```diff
@@ -1706,6 +1777,11 @@
     if (wi >= a.nFront + a.nList) break;
     if constexpr (FIRST_MODE == 5) cluster_one_block_tp<CL_THREADS, KLASS>(a, wi < a.nFront ? a.front[wi] : a.list[wi - a.nFront], region, sh, acc);
     else if constexpr (FIRST_MODE == 4) cluster_one_block_tr<CL_THREADS, KLASS>(a, wi < a.nFront ? a.front[wi] : a.list[wi - a.nFront], region, sh, acc);
+    else if constexpr (IN_LDS && FIRST_MODE == 0) {
+      const u32 code = wi < a.nFront ? a.front[wi] : a.list[wi - a.nFront];
+      if (dense_first_wide<CL_THREADS>(a, code)) cluster_one_block<IN_LDS, FIRST_MODE, CL_THREADS, KLASS, true>(a, code, region, firstGlobal, sh, acc);
+      else cluster_one_block<IN_LDS, FIRST_MODE, CL_THREADS, KLASS, false>(a, code, region, firstGlobal, sh, acc);
+    }
     else cluster_one_block<IN_LDS, FIRST_MODE, CL_THREADS, KLASS>(a, wi < a.nFront ? a.front[wi] : a.list[wi - a.nFront], region, firstGlobal, sh, acc);
   }
   u64 depth = acc.depth;
```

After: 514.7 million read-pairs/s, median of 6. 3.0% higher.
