@@ -1869,8 +1978,6 @@
         const int se = bits == 0u ? 0 : min(max(14 - e, -60), 60);
         w_scale = __uint_as_float((unsigned)(se + 127) << 23);
     }
-    const float out_scale = 1.0f / w_scale;
-    u32x4 wreg[REGW];
     {
         auto pieces = [&](int pm, u32x4 &first, u32x4 &second) {
             const float *wcol = p.w + ((size_t)dir * H + u0 + (lane & 15)) * GH +
@@ -1893,7 +2000,10 @@
 #pragma unroll
         for (int pm = 0; pm < REGW / 2; ++pm) pieces(QL / 2 + pm, wreg[2 * pm], wreg[2 * pm + 1]);
     }
+    }
+    const float out_scale = 1.0f / w_scale;
     __syncthreads();
+    if (PROF && tid == 0 && blockIdx.x == 0) p.sync->prof[13] = wall_clock64() - t_entry;
 
     const __amdgpu_buffer_rsrc_t x_rsrc = __builtin_amdgcn_make_buffer_rsrc(
         p.xchg, 0, (int)((size_t)(T + 1) * 2 * B * GH * sizeof(float)), 0x00020000);
@@ -3535,6 +3645,45 @@
            (G == 1 && H == PRNN_R16_H ? prnn_r16_scale_bytes(T) : 0);
 }
 
+struct WpackGeom { int slices, qs, upb, regw; };
+static bool wpack_geom(int cell, int B, int H, int flags, int backward, WpackGeom *g) {
+    if (!backward || cell != CTCASR_CELL_LSTM || H != PRNN_RS_H || !(flags & CTCASR_RNN_F16))
+        return false;
+    const int rows = B < PRNN_BLOCK_ROWS ? B : PRNN_BLOCK_ROWS, mt = (rows + 15) / 16;
+    const bool half_chip = (flags & CTCASR_RNN_WHOLE_CHIP) == 0;
+    if (mt != 2 || !half_chip || rows % 8 != 0 || (flags & CTCASR_RNN_KPAIR) ||
+        !(flags & CTCASR_RNN_STAGGER))
+        return false;
+    *g = {PRNN_RS_NWG, 64, 16, 32};
+    return true;
+}
+static const unsigned *wpack_usable(int cell, int B, int H, int flags, int backward,
+                                    const void *wpack, size_t wpack_bytes_given) {
+    WpackGeom g;
+    if (!wpack || !wpack_geom(cell, B, H, flags, backward, &g) ||
+        wpack_bytes_given < wpack_bytes(g.slices, g.qs))
+        return nullptr;
+    return reinterpret_cast<const unsigned *>(wpack);
+}
+
+extern "C" size_t ctcasr_rnn_wpack_bytes(int cell, int B, int H, int flags, int backward) {
+    WpackGeom g;
+    return wpack_geom(cell, B, H, flags, backward, &g) ? wpack_bytes(g.slices, g.qs) : 0;
+}
+
+extern "C" int ctcasr_rnn_wpack(int cell, const float *w_hh, int B, int H, int flags, int backward,
+                                void *pack, size_t pack_bytes, ctcasr_stream_t stream) {
+    WpackGeom g;
+    if (!wpack_geom(cell, B, H, flags, backward, &g)) return CTCASR_ERR_UNSUPPORTED;
+    if (!w_hh || !pack || (reinterpret_cast<uintptr_t>(pack) & 15)) return CTCASR_ERR_BAD_ARGUMENT;
+    if (pack_bytes < wpack_bytes(g.slices, g.qs)) return CTCASR_ERR_WORKSPACE;
+    const unsigned geometry = wpack_geometry(backward ? 1 : 0, cell, H, g.upb, g.regw, g.slices);
+    hipStream_t s = (hipStream_t)stream;
+    prnn_wpack_kernel<<<2 * g.slices, PRNN_THREADS, 0, s>>>(
+        w_hh, reinterpret_cast<unsigned *>(pack), geometry, H, g.slices);
+    return ctcasr_launch_status();
+}
+
 int prnn_fwd(int cell, const float *xw, const float *xw_bias, const float *w_hh,
              const float *b_hh_n, const int32_t *seq_len, int T, int B, int BS, int H, float *y,
              void *y16, float *gates, float *cells, void *sync, void *xchg, float *carry,
@@ -3643,9 +3792,10 @@
              const int32_t *seq_len, int T, int B, int BS, int H, const float *gates,
              const float *cells, float *dxw, float *drec, float *dbias, unsigned *colmax,
              void *sync, void *kp, void *xchg, float *carry, int step_begin, int step_end,
-             int flags, hipStream_t s) {
+             int flags, const void *wpack, size_t wpack_bytes_given, hipStream_t s) {
     PArgs p = {};
     p.dbias = dbias;
+    p.wpack = wpack_usable(cell, B, H, flags, 1, wpack, wpack_bytes_given);
     p.s_lo = step_begin; p.s_hi = step_end; p.carry = carry;
     p.xchg = reinterpret_cast<float *>(xchg);
     p.w = w_hh_t; p.seq_len = seq_len; p.y = const_cast<float *>(y); p.dy = dy; p.dxw = dxw;
diff --git a/ctc_asr_amd/csrc/rnn_step.hip b/ctc_asr_amd/csrc/rnn_step.hip
--- a/ctc_asr_amd/csrc/rnn_step.hip
+++ b/ctc_asr_amd/csrc/rnn_step.hip
@@ -265,7 +265,7 @@
              const int32_t *seq_len, int T, int B, int BS, int H, const float *gates,
              const float *cells, float *dxw, float *drec, float *dbias, unsigned *colmax,
              void *sync, void *kp, void *xchg, float *carry, int step_begin, int step_end,
-             int flags, hipStream_t s);
+             int flags, const void *wpack, size_t wpack_bytes, hipStream_t s);
 
 #define PRNN_BLOCK_ROWS 32
 static int prnn_blocks(int B) { return (B + PRNN_BLOCK_ROWS - 1) / PRNN_BLOCK_ROWS; }
@@ -431,13 +431,14 @@
                     : ctcasr_rnn_fwd_f16_supported(cell, T, B, H, flags);
 }
 
-extern "C" int ctcasr_rnn_bwd_steps(int cell, const float *dy, const float *y,
-                                    const float *w_hh_t, const float *b_hh_n,
-                                    const int32_t *seq_len, int T, int B, int H,
-                                    const void *reserve, float *dxw, float *dbias,
-                                    uint32_t *colmax, void *workspace, size_t workspace_bytes,
-                                    int step_begin, int step_end, int flags,
-                                    ctcasr_stream_t stream) {
+extern "C" int ctcasr_rnn_bwd_steps_wp(int cell, const float *dy, const float *y,
+                                       const float *w_hh_t, const float *b_hh_n,
+                                       const int32_t *seq_len, int T, int B, int H,
+                                       const void *reserve, float *dxw, float *dbias,
+                                       uint32_t *colmax, void *workspace, size_t workspace_bytes,
+                                       int step_begin, int step_end, int flags,
+                                       const void *wpack, size_t wpack_bytes,
+                                       ctcasr_stream_t stream) {
     (void)b_hh_n;
     if (colmax && (!ctcasr_rnn_bwd_f16_supported(cell, T, B, H, flags) ||
                    (cell == CTCASR_CELL_RNN_RELU && seq_len)))
@@ -479,7 +480,7 @@
                           seq_len ? seq_len + b0 : nullptr, T, prnn_block_rows(B, blk), B, H,
                           p.gates + b0 * 2 * 4 * H, p.cells + b0 * 2 * H, dxw + b0 * 2 * G * H,
                           p.drec + b0 * 2 * G * H, dbias, colmax, wb.sync, wb.kp, wb.xchg,
-                          p.cbuf + b0 * 2 * H, step_begin, step_end, flags, s);
+                          p.cbuf + b0 * 2 * H, step_begin, step_end, flags, wpack, wpack_bytes, s);
             if (rc != CTCASR_OK) return rc;
         }
         return CTCASR_OK;
@@ -505,6 +506,18 @@
         return rc;
     }
     return CTCASR_OK;
+}
+
+extern "C" int ctcasr_rnn_bwd_steps(int cell, const float *dy, const float *y,
+                                    const float *w_hh_t, const float *b_hh_n,
+                                    const int32_t *seq_len, int T, int B, int H,
+                                    const void *reserve, float *dxw, float *dbias,
+                                    uint32_t *colmax, void *workspace, size_t workspace_bytes,
+                                    int step_begin, int step_end, int flags,
+                                    ctcasr_stream_t stream) {
+    return ctcasr_rnn_bwd_steps_wp(cell, dy, y, w_hh_t, b_hh_n, seq_len, T, B, H, reserve, dxw,
+                                   dbias, colmax, workspace, workspace_bytes, step_begin, step_end,
+                                   flags, nullptr, 0, stream);
 }
 
 extern "C" int ctcasr_rnn_bwd(int cell, const float *dy, const float *y, const float *w_hh_t,
diff --git a/ctc_asr_amd/hip.py b/ctc_asr_amd/hip.py
--- a/ctc_asr_amd/hip.py
+++ b/ctc_asr_amd/hip.py
@@ -73,6 +73,10 @@
     'ctcasr_rnn_bwd_steps': (_c_int, [_c_int] + [_c_p] * 5 + [_c_int] * 3 + [_c_p] * 5 +
                              [_c_sz, _c_int, _c_int, _c_int, _c_p]),
     'ctcasr_rnn_bwd_f16_supported': (_c_int, [_c_int] * 5),
+    'ctcasr_rnn_wpack_bytes': (_c_sz, [_c_int] * 5),
+    'ctcasr_rnn_wpack': (_c_int, [_c_int, _c_p] + [_c_int] * 4 + [_c_p, _c_sz, _c_p]),
+    'ctcasr_rnn_bwd_steps_wp': (_c_int, [_c_int] + [_c_p] * 5 + [_c_int] * 3 + [_c_p] * 5 +
+                                [_c_sz, _c_int, _c_int, _c_int, _c_p, _c_sz, _c_p]),
     'ctcasr_bias_act_fwd': (_c_int, [_c_p, _c_p, _c_i64, _c_int, _c_f, _c_f, _c_u64, _c_p]),
     'ctcasr_bias_act_bwd': (_c_int, [_c_p] * 4 + [_c_i64, _c_int, _c_f, _c_f, _c_p]),
     'ctcasr_dropout': (_c_int, [_c_p, _c_p, _c_i64, _c_f, _c_u64, _c_p]),
@@ -635,7 +639,7 @@
 
 @_on_tensor_device
 def rnn_bwd(cell, dy, y, w_hh_t, reserve, seq_len=None, b_hh_n=None, dxw=None, dbias=None,
-            workspace=None, steps=None, flags=RNN_DEFAULT, ticket=0, colmax=None):
+            workspace=None, steps=None, flags=RNN_DEFAULT, ticket=0, colmax=None, wpack=None):
     num_steps, batch = dy.shape[0], dy.shape[1]
     hidden = w_hh_t.shape[1]
     gates = CELL_GATES[cell]
@@ -649,15 +653,35 @@
     if workspace is None:
         workspace = rnn_workspace(cell, num_steps, batch, hidden, dev)
     with _Timed('rnn_bwd'):
-      _check(load().ctcasr_rnn_bwd_steps(
+      _check(load().ctcasr_rnn_bwd_steps_wp(
         CELL_IDS[cell], _dev(dy, name='dy'), _dev(y, name='y'), _dev(w_hh_t, name='w_hh_t'),
         _dev(b_hh_n, name='b_hh_n'), _dev(seq_len, torch.int32, 'seq_len'), num_steps, batch,
         hidden, _dev(reserve, torch.uint8, 'reserve'), _dev(dxw, name='dxw'),
         _dev(dbias, name='dbias'), _dev(colmax, torch.int32, 'colmax'),
         _dev(workspace, torch.uint8, 'workspace'),
         workspace.numel(), int(begin), int(end), int(flags) | (int(ticket) & 0xFFFFFF) << 8,
+        _dev(wpack, torch.uint8, 'wpack'), 0 if wpack is None else wpack.numel(),
         _stream()), 'rnn_bwd')
     return dxw
+
+
+def rnn_wpack_bytes(cell, batch, hidden, flags=RNN_F16 | RNN_STAGGER, backward=True):
+    return load().ctcasr_rnn_wpack_bytes(CELL_IDS[cell], int(batch), int(hidden), int(flags),
+                                         int(bool(backward)))
+
+
+@_on_tensor_device
+def rnn_wpack(cell, w_hh, batch, flags=RNN_F16 | RNN_STAGGER, backward=True, out=None):
+    hidden = w_hh.shape[2]
+    need = rnn_wpack_bytes(cell, batch, hidden, flags, backward)
+    if need == 0:
+        raise CtcAsrError('rnn_wpack: this launch takes no weight pack.')
+    out = torch.empty(need, dtype=torch.uint8, device=w_hh.device) if out is None else out
+    _expect_numel('rnn_wpack', 'w_hh', w_hh, 2 * 4 * hidden * hidden)
+    _check(load().ctcasr_rnn_wpack(CELL_IDS[cell], _dev(w_hh, name='w_hh'), int(batch), hidden,
+                                   int(flags), int(bool(backward)), _dev(out, torch.uint8, 'out'),
+                                   out.numel(), _stream()), 'rnn_wpack')
+    return out
 
 
 def rnn_fwd_f16_supported(cell, num_steps, batch, hidden, flags=RNN_F16):
diff --git a/ctc_asr_amd/model.py b/ctc_asr_amd/model.py
--- a/ctc_asr_amd/model.py
+++ b/ctc_asr_amd/model.py
@@ -370,6 +370,8 @@
         self.rnn_kpair_wide = os.environ.get('CTCASR_RNN_KPAIR_2048', '1') == '1'
         self.rnn_fwd_pieces = os.environ.get('CTCASR_RNN_FWD_PIECES', '1') == '1'
         self._w_split, self._w_split_ready, self._w_split_bufs = {}, None, {}
+        self.rnn_wpack = os.environ.get('CTCASR_RNN_WPACK', '1') == '1'
+        self._wpack = {}
         self._w_guard = None
         self._side_stream = None
         self.early_hooks = False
________________________
:: Requirement ::
In the material above, each line with the word "name" should be copied.

:: Task response ::
         CELL_IDS[cell], _dev(dy, name='dy'), _dev(y, name='y'), _dev(w_hh_t, name='w_hh_t'),
         _dev(b_hh_n, name='b_hh_n'), _dev(seq_len, torch.int32, 'seq_len'), num_steps, batch,
         hidden, _dev(reserve, torch.uint8, 'reserve'), _dev(dxw, name='dxw'),
         _dev(dbias, name='dbias'), _dev(colmax, torch.int32, 'colmax'),
+    _check(load().ctcasr_rnn_wpack(CELL_IDS[cell], _dev(w_hh, name='w_hh'), int(batch), hidden,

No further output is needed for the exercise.